After talking to family / friends, I'm probably going to try and estimate how much self leveling I'll need and go that way. I'll be able to re-route some ducts and plumbing to get rid of most of the current head-bangers in the center of the space. The only protrusion will be the center support beam and a bulkhead along the wall where I'll relocate the former items.

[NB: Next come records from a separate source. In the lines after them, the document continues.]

#define AGRL_FRAMES_NCHW 0
#define AGRL_FRAMES_NHWC 1
int agrl_stem_conv_bn_relu_maxpool_u8(const unsigned char* x, const float* table, int layout, const float* w, const float* bias,
                                      void* out, int N, int H, int W, int out_dtype, agrl_stream_t stream);
int agrl_stem_conv_bn_relu_maxpool_lp16_u8(const unsigned char* x, const float* table, int layout, const void* w_packed,
                                           const float* bias, void* out, int N, int H, int W, agrl_stream_t stream);
int agrl_stem_split16_u8(const unsigned char* x, const float* table, int layout, const void* wh_packed, const void* wl_packed,
                         const float* bias, float* out, int N, int H, int W, float w_unscale, agrl_stream_t stream);

int agrl_frames_normalize_u8(const unsigned char* x, const float* table, int layout, float* out, int N, int H, int W,
                             agrl_stream_t stream);

int agrl_conv2d_bn_act(const void* x, const void* w, const float* bias, const void* residual,
                       void* out, int N, int H, int W, int Cin, int Cout, int R, int S, int stride,
                       int pad, int relu, int dtype, agrl_stream_t stream);

int agrl_conv2d_bn_act_split16(const void* x, const void* w_scaled, const float* bias, const void* residual, void* out, int N,
                               int H, int W, int Cin, int Cout, int R, int S, int stride, int pad, int relu, float w_unscale,
                               int x_presplit, int out_presplit, agrl_stream_t stream);

int agrl_split16_weights_inloop(const float* w_scaled, void* out, long long rows, int K, agrl_stream_t stream);

int agrl_conv1x1_dual_split16(const void* x, const void* x2, const void* w_scaled, const float* bias, void* out, int N, int H, int W,
                              int stride, int K1, int K2, int Cout, int relu, float w_unscale, int x2_presplit, int out_planes,
                              agrl_stream_t stream);

int agrl_split16_planes(const float* x, void* out, long long rows, int C, int nplanes, agrl_stream_t stream);
int agrl_split16_weight_planes(const float* x, void* out, long long rows, int C, float scale, agrl_stream_t stream);
int agrl_conv1x1_split16(const void* x, const void* packed, const float* bias, const void* residual, void* out, int M, int K3,
                         int Cout, int relu, float w_unscale, int layout, agrl_stream_t stream);
int agrl_conv1x1_split16_dual(const void* x, const void* x2, const void* packed, const float* bias, void* out, int M, int K1_3,
                              int K2_3, int Cout, int relu, float w_unscale, int layout, agrl_stream_t stream);
int agrl_conv1x1_split16_pool(const void* x, const void* packed, const float* bias, const void* residual, float* pool_out, int N,
                              int H, int W, int K3, int Cout, int relu, const int* splits, int n_splits, int mean, float w_unscale,
                              int layout, agrl_stream_t stream);
int agrl_conv3x3_packed_split16(const void* x, const void* packed, const float* bias, void* out, int N, int H, int W, int Cin3,
                                int Cout, int relu, float w_unscale, agrl_stream_t stream);

int agrl_conv1x1_dual_bn_act(const void* x1, const void* x2, const void* w, const float* bias, void* out, int M,
                             int K1, int K2, int Cout, int relu, agrl_stream_t stream);

int agrl_conv1x1_bn_act_pool(const void* x, const void* w, const float* bias, const void* residual,
                             void* out, float* pool_out, void* pool_out_lp, int N, int H, int W,
                             int Cin, int Cout, int relu, const int* splits, int n_splits, int mean,
                             agrl_stream_t stream);

int agrl_bottleneck_tail(const void* y2, const void* w3, const float* b3, const void* residual,
                         const void* x_short, const void* w_short, const float* b_short, void* out,
                         const void* w1_next, const float* b1_next, void* z, int M, int Cmid, int Cout,
                         int Cnext, int Cshort, agrl_stream_t stream);

long long agrl_bottleneck_seam_packed_bytes(int Cmid, int Cout, int Cnext);
int agrl_bottleneck_seam_pack(const void* w3, const void* w1_next, void* packed, int Cmid, int Cout, int Cnext,
                              agrl_stream_t stream);
int agrl_bottleneck_seam(const void* y2, const void* packed, const float* b3, const void* residual, void* out,
                         const float* b1_next, void* z, int M, int Cmid, int Cout, int Cnext, agrl_stream_t stream);

long long agrl_conv3x3_packed_bytes(int Cin, int Cout);
int agrl_conv3x3_pack(const void* w_ohwi, void* packed, int Cin, int Cout, agrl_stream_t stream);
int agrl_conv3x3_packed_bn_act(const void* x, const void* packed, const float* bias, void* out, int N, int H, int W, int Cin,
                               int Cout, int relu, agrl_stream_t stream);

long long agrl_conv1x1_packed_bytes(int K, int Cout);
int agrl_conv1x1_pack(const void* w, void* packed, int K, int Cout, agrl_stream_t stream);
int agrl_conv1x1_packed_bn_act(const void* x, const void* x2, const void* packed, const float* bias, void* out, int M, int K1,
                               int K2, int Cout, int relu, agrl_stream_t stream);

int agrl_conv1x1_packed_res_bn_act(const void* x, const void* packed, const float* bias, const void* residual, void* out, int M,
                                   int K, int Cout, int relu, agrl_stream_t stream);
int agrl_conv1x1_packed_res_pool(const void* x, const void* packed, const float* bias, const void* residual, float* pool_out,
                                 void* pool_out_lp, int N, int H, int W, int K, int Cout, int relu, const int* splits,
                                 int n_splits, int mean, agrl_stream_t stream);
int agrl_conv1x1_packed_dual_duo(const void* x, const void* x2, const void* packed, const float* bias, void* out, int M, int K1,
                                 int K2, int Cout, int relu, agrl_stream_t stream);
int agrl_conv1x1_packed_dual_strided(const void* x, const void* x2, const void* packed, const float* bias, void* out, int N, int Hi,
                                     int Wi, int stride, int K1, int K2, int Cout, int relu, agrl_stream_t stream);

int agrl_bottleneck_block(const void* z, const void* w2, const float* b2, const void* w3, const float* b3,
                          const void* residual, const void* x_short, const void* w_short, const float* b_short,
                          void* out, const void* w1_next, const float* b1_next, void* z_next, int F, int H, int W,
                          int Cmid, int Cout, int Cnext, agrl_stream_t stream);

int agrl_linear_nobias(const void* x, const void* w, float* y, int M, int K, int Nout,
                       int in_dtype, agrl_stream_t stream);


int agrl_pose_adjacency(const float* poses, const unsigned char* detected, float* adj, int B, int S,
                        int num_split, int pyramid_part, float height, float threshold, agrl_stream_t stream);
int agrl_pose_adjacency_bits(const float* poses, const unsigned char* detected, uint32_t* adj_bits, int B, int S, int num_split,
                             int pyramid_part, float height, float threshold, agrl_stream_t stream);
int agrl_adjacency_pack(const float* adj, uint32_t* adj_bits, int B, int V, agrl_stream_t stream);


int agrl_part_pool(const void* x4_1, const void* x4_2, float* gsum, float* nodes, void* nodes_lp,
                   int F, int h, int w, int C, const int* splits, int n_splits, int dtype,
                   agrl_stream_t stream);


int agrl_graph_gram(const float* f, float* gram_part, int B, int V, int C, int cslice,
                    agrl_stream_t stream);

int agrl_graph_finalize(const float* gram_part, int nz, const float* adj, float* G, int B, int V,
                        int use_pose, int learn_graph, int mask_diag, agrl_stream_t stream);
int agrl_graph_finalize_bits(const float* gram_part, int nz, const uint32_t* adj_bits, float* G, int B, int V, int use_pose,
                             int learn_graph, int mask_diag, agrl_stream_t stream);

int agrl_graph_apply(const float* G, const float* f, void* out, int out_dtype, int B, int V, int C, agrl_stream_t stream);
int agrl_graph_tracklet_operand(const float* f, const void* adj, int adj_packed, float* G_out, void* out, int out_dtype, int B,
                                int V, int C, int use_pose, int learn_graph, int mask_diag, agrl_stream_t stream);
int agrl_graph_linear_mix(const void* p_op, const void* w, const float* f, const float* bn_scale, const float* bn_shift,
                          float keep, float gamma, float slope, float* out, int M, int K, int Nout, int in_dtype,
                          agrl_stream_t stream);

int agrl_graph_propagate(const float* f, const float* h, const float* G, const float* bn_scale,
                         const float* bn_shift, float keep, float gamma, float slope, float* out, void* out_lp,
                         int B, int V, int C, agrl_stream_t stream);


int agrl_pam_pool(const void* x, const void* qk, float* xbar, float* xmean, int F, int h, int w, int C, int Cq,
                  const int* splits, int n_splits, int dtype, agrl_stream_t stream);

int agrl_pam_combine(const float* y, const float* bv, const float* xmean, float gamma, float* nodes, void* nodes_lp,
                     int rows, int C, agrl_stream_t stream);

Probably belongs in the flooring forums but any insight on the best way to ensure that the self leveling compound adheres to the existing cement? Most instructions suggest that the cement be porous but the existing floor doesn't appear to be very much so. Other instructions say to use the cement primer / adhesive which I would certainly plan on going with.

Thanks!


----------



## Ron6519 (Mar 28, 2007)

butchbs1985 said:


> Budget: Ideally between 5 - 7,000 (just finish what I have). This is cash on hand.
> If the ROI is acceptable, I am considering doing one of the ideal fixes (jacking the house / underpinning). No idea on the cost involved but this would have to be funded by an equity loan.
> 
> Radon test: Though I assume the risk is quite low (My family has done tests on other houses in the local area all of which come back well below safety thresholds as defined by the EPA), I will pick up a test and send it out on Monday. I don't believe that the home inspector deemed it necessary when we purchased the house so one hasn't been done. I later found that the home inspector was a joke and pretty much took me for my $$ and returned nothing valuable but that's another story and partially my fault as a new homeowner.
> ...


I've used the self leveling material on a few jobs. Expensive for large surfaces. Priming the concrete is pretty simple and in some cases comes with the product in a kit(Latacrete 86). I put porcelain tile over most of the compounds dating back 10 years so, no problem with adhesion. 
Ron


----------



## butchbs1985 (Jan 17, 2011)

The Radon test takes 4 days so It'll go out after that. I pulled the ceiling tiles and think that I'll also clean up my plumbing / electrical then sheet the ceiling to gain another few inches in the rest of the space. It looks much nicer even after pulling the tiles.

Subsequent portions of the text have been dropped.